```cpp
typedef struct ds_ecp ds_ecp;
typedef struct ds_ecp_desc {
    double a[9];
    int32_t n_atoms;
    const double* atoms;
    const int32_t* atom_species;
    int32_t n_species;
    const int32_t* n_l;
    const double* r_cut_loc;
    const double* r_cut_nl;
    const int32_t* term_offset;
    const int32_t* term_n;
    const double* term_zeta;
    const double* term_c;
    int32_t n_quad;
} ds_ecp_desc;
int ds_ecp_create(const ds_ecp_desc* desc, ds_ecp** out);
void ds_ecp_destroy(ds_ecp* ecp);
int64_t ds_ecp_workspace_bytes(const ds_system* sys, const ds_ecp* ecp, int64_t B, int64_t pair_capacity);
int ds_ecp_energy(ds_system* sys, const ds_ecp* ecp, const void* params, const void* x, int64_t B, uint64_t philox_seed,
                  uint64_t philox_offset, const double* rotations, int64_t pair_capacity, double* out_energy, int64_t* out_pairs,
                  void* out_ratio, double* out_rotation, void* ws, int64_t ws_bytes, void* stream);

int64_t ds_dmc_workspace_bytes(const ds_system* sys, int64_t B);
int ds_dmc_step(ds_system* sys, const void* params, void* x, void* logabs, void* phase, void* drift, double* eloc, double* weight,
                int64_t B, int steps, double tau, double tau_eff, double e_trial, double e_ref, double e_cut, int node_mode,
                int branch_every, uint64_t philox_seed, uint64_t philox_offset, const void* normals, const void* uniforms,
                const double* comb_uniforms, int state_valid, double* out_stats, int32_t* out_parents, void* ws, int64_t ws_bytes,
                void* stream);
int ds_dmc_noise(int dtype, int n_elec, int64_t B, int steps, uint64_t philox_seed, uint64_t philox_offset, void* normals,
                 void* uniforms, double* comb_uniforms, void* stream);
int64_t ds_dmc_branch_workspace_bytes(int dtype, int n_elec, int64_t B);
int ds_dmc_branch(int dtype, int n_elec, int64_t B, double xi, void* x, void* logabs, void* phase, void* drift, double* eloc,
                  double* weight, int32_t* out_parents, void* ws, int64_t ws_bytes, void* stream);

int ds_energy_stats(ds_system* sys, const void* ke, const void* ewald, int64_t B, double* out_stats, void* stream);

int64_t ds_debug_stage(ds_system* sys, const void* params, const void* x, int64_t B,
                       const char* stage, void* out, int64_t out_elems,
                       void* ws, int64_t ws_bytes, void* stream);

#define DS_PROF_FEATURES 0
#define DS_PROF_M2_EXPAND 1
#define DS_PROF_TWO_LAYER 2
#define DS_PROF_SINGLE_FIRST 3
#define DS_PROF_SINGLE_HIDDEN 4
#define DS_PROF_ORBITAL 5
#define DS_PROF_DET_INVERSE 6
#define DS_PROF_DET_TRACE 7
#define DS_PROF_COMBINE 8
#define DS_PROF_EWALD 9
#define DS_PROF_SHARED_TERM 10
#define DS_PROF_SINGLE_LR 11
#define DS_PROF_KINDS 12
int ds_profile_enable(ds_system* sys, int on);
// ... 38 lines not shown
```

Before: 67570 local-energy evals/s.

## Add quad-electron layer-1 low-rank kernel with fused per-quad sums for layer-2 means

```diff
diff --git a/deepsolid_amd/_lib.py b/deepsolid_amd/_lib.py
--- a/deepsolid_amd/_lib.py
+++ b/deepsolid_amd/_lib.py
@@ -63,6 +63,7 @@
     'ds_last_error': (C.c_char_p, []),
     'ds_param_count': (C.c_int64, [_VP]),
     'ds_int8_layers': (C.c_int, [_VP]),
+    'ds_debug_chain_plan': (C.c_int, [_VP, C.POINTER(C.c_int32), C.c_int32, C.POINTER(C.c_int32)]),
     'ds_param_layout': (C.c_int, [_VP, C.POINTER(ParamBlock), C.c_int]),
     'ds_workspace_bytes': (C.c_int64, [_VP, C.c_int64]),
     'ds_logpsi': (C.c_int, [_VP, _VP, _VP, C.c_int64, _VP, _VP, _VP, C.c_int64, _VP]),
diff --git a/deepsolid_amd/csrc/ds_api.hip b/deepsolid_amd/csrc/ds_api.hip
--- a/deepsolid_amd/csrc/ds_api.hip
+++ b/deepsolid_amd/csrc/ds_api.hip
@@ -362,6 +362,8 @@
     if (const char* e = getenv("DS_VAL_NB")) { const int v = atoi(e); s->val_nb = (v == 1 || v == 2 || v == 4) ? v : 0; }
     s->no_lu_wave = getenv("DS_NO_LU_WAVE") != nullptr;
     s->use_lr = getenv("DS_NO_LOWRANK") == nullptr;
+    s->use_quad = getenv("DS_NO_QUAD") == nullptr;
+    s->quad_sums = getenv("DS_QUAD_NO_SUMS") == nullptr;
     s->use_pm_skip = getenv("DS_NO_PM_SKIP") == nullptr;
     s->use_pair_expand = getenv("DS_NO_PAIR_EXPAND") == nullptr;
     s->use_g4 = getenv("DS_NO_G4") == nullptr;
diff --git a/deepsolid_amd/csrc/ds_chain.hip b/deepsolid_amd/csrc/ds_chain.hip
--- a/deepsolid_amd/csrc/ds_chain.hip
+++ b/deepsolid_amd/csrc/ds_chain.hip
@@ -43,6 +43,7 @@
     bool wide;
     bool pm_mask;
     bool pm_unwritten;
+    bool quad;
     int prof_kind;
     PairPlan pair;
 };
@@ -118,6 +119,16 @@
         lp.pm_unwritten = !dump && l >= 1 && !lp.wide &&
                           (lp.kind == LayerKind::LowRank1 ? s->use_pm_skip : (lp.pm_mask && ds::pm_instance<T>(ST)));
     }
+    if (p->lr_on && S.n_layers >= 3) {
+        LayerPlan& l1 = p->layer[1];
+        ds::LrArgs<T> la{};
+        la.K0loc = K0loc; la.K0sh = K0sh; la.Kh = S.h1[1];
+        const size_t lds = to->layer1_lr_quad_lds(p->lr_nc, s->res1[1], la);
+        constexpr size_t cu_lds = 160 * 1024;
+        const bool rows_idle = S.h1[2] <= S.h1[1] && !(2 < S.n_double && p->layer[2].pair.expand && S.h1[3] < S.h1[2]);
+        l1.quad = s->use_quad && l1.kind == LayerKind::LowRank1 && !l1.wide && s->res1[1] && S.n_up % 4 == 0 && S.n_dn % 4 == 0 && S.n_up >= 4 &&
+                  S.h1[2] % (16 * to->NB) == 0 && lds > 0 && 2 * lds <= cu_lds && rows_idle;
+    }
     const int Korb = S.h1[S.n_layers] + (s->use_last ? S.nch * S.h2[S.n_layers] : 0);
     if (Korb % 16) return fail("orbital head with K = %d: the GEMM's operand ring needs K %% 16 == 0", Korb);
     for (int sp = 0; sp < S.nch; ++sp) {
@@ -145,6 +156,9 @@
     const int NB = to->NB, ST = to->ST, lr_nc = plan.lr_nc;
     const bool lr_on = plan.lr_on;
     const int K0loc = S.h1[0] + S.nch * S.h2[0], K0sh = S.nch * S.h1[0];
+    s->last_n_layers = S.n_layers;
+    for (int l = 0; l < S.n_layers; ++l) s->last_kinds[l] = (int32_t)plan.layer[l].kind;
+    s->last_quad = lr_on && S.n_layers >= 3 && plan.layer[1].quad;
     {
         ProfScope ps(s, DS_PROF_FEATURES, st);
         size_t sh = (size_t)(9 * S.N) * sizeof(T) + (size_t)S.N * S.A * S.nf * sizeof(ds::Jet5<T>);
@@ -211,8 +225,9 @@
                     dim3 sblock; unsigned sgz;
                     gemm_geom(Nout, NB, &sblock, &sgz);
                     if (ST > 10 && sblock.x > 512) { sblock = dim3(512); sgz = (unsigned)((Nout / (16 * NB) + 7) / 8); }
-                    to->shared_term(dim3(1, (unsigned)Bc, sgz), sblock, 2 * 16 * S.P * sizeof(T), st, S, c.G[gi], blk(s->i_wsh[l]), Kh, Sl, Nout, S.P,
-                                    blk(s->i_b[l]), 0);
+                    const bool qs = l == 2 && plan.layer[1].quad && s->quad_sums;
+                    to->shared_term(dim3(1, (unsigned)Bc, sgz), sblock, 2 * 16 * S.P * sizeof(T), st, S, qs ? c.QS : c.G[gi], blk(s->i_wsh[l]), Kh, Sl, Nout, S.P,
+                                    blk(s->i_b[l]), 0, qs ? ds::mean_src_quads<T>(S) : ds::mean_src_electrons<T>(S));
                 }
             }
             ProfScope ps(s, lp.prof_kind, st);
@@ -229,8 +244,12 @@
             case LayerKind::LowRank1: {
                 const ds::LrArgs<T> la{c.XL, (size_t)S.N * K0loc * S.P, (size_t)K0loc * S.P, c.MEAN[0], (size_t)K0sh * S.P, K0loc, K0sh,
                                        (const T*)s->lr_w0t, c.G[gi], gws, gts, blk(s->i_wloc[l]), Kh, S.nch * K2, c.G[gi ^ 1], gws, gts, Sl,
-                                       Nout, S.P, S.N, c.YO, L.YO, blk(s->i_wloc[0]), c.ZB, s->dbg >> 8, S.n_up, S.nch};
-                if (lp.wide) to->layer1_lr_wide(lr_nc, s->res1[l], wgrid, wblock, st, la); else to->layer1_lr(lr_nc, s->res1[l], lgrid, block, st, la);
+                                       Nout, S.P, S.N, c.YO, L.YO, blk(s->i_wloc[0]), c.ZB, s->dbg >> 8, S.n_up, S.nch,
+                                       (lp.quad && s->quad_sums) ? c.QS : (T*)nullptr, gws, gts};
+                if (lp.quad && (c.QS == nullptr || c.QS != c.G[gi])) return fail("internal: quad sums without their rows in the layer-1 input buffer");
+                const dim3 qgrid((unsigned)(S.N / 4 * (Nout / (16 * NB))), (unsigned)Bc, 1);
+                if (lp.wide) to->layer1_lr_wide(lr_nc, s->res1[l], wgrid, wblock, st, la);
+                else to->layer1_lr(lr_nc, s->res1[l], lp.quad, lp.quad ? qgrid : lgrid, block, st, la);
                 break;
             }
             case LayerKind::L0Stats:
@@ -285,7 +304,7 @@
         if (s->use_last) {
             ProfScope ps(s, DS_PROF_SHARED_TERM, st);
             to->shared_term(dim3(1, (unsigned)Bc, gz), block, 2 * 16 * S.P * sizeof(T), st, S, c.G[gi], blk(s->i_wsh_orb[sp]), Kl, c.ZB, OC, S.P,
-                            (const T*)nullptr, 0);
+                            (const T*)nullptr, 0, ds::mean_src_electrons<T>(S));
         }
         ProfScope ps(s, DS_PROF_ORBITAL, st);
         const int ch = S.mat_ch[sp];
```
□ □ □
## TASK TO CARRY OUT
Answer with one number only, the count of lines in the listing that hold the word "getenv".

## WRITTEN REPLY
8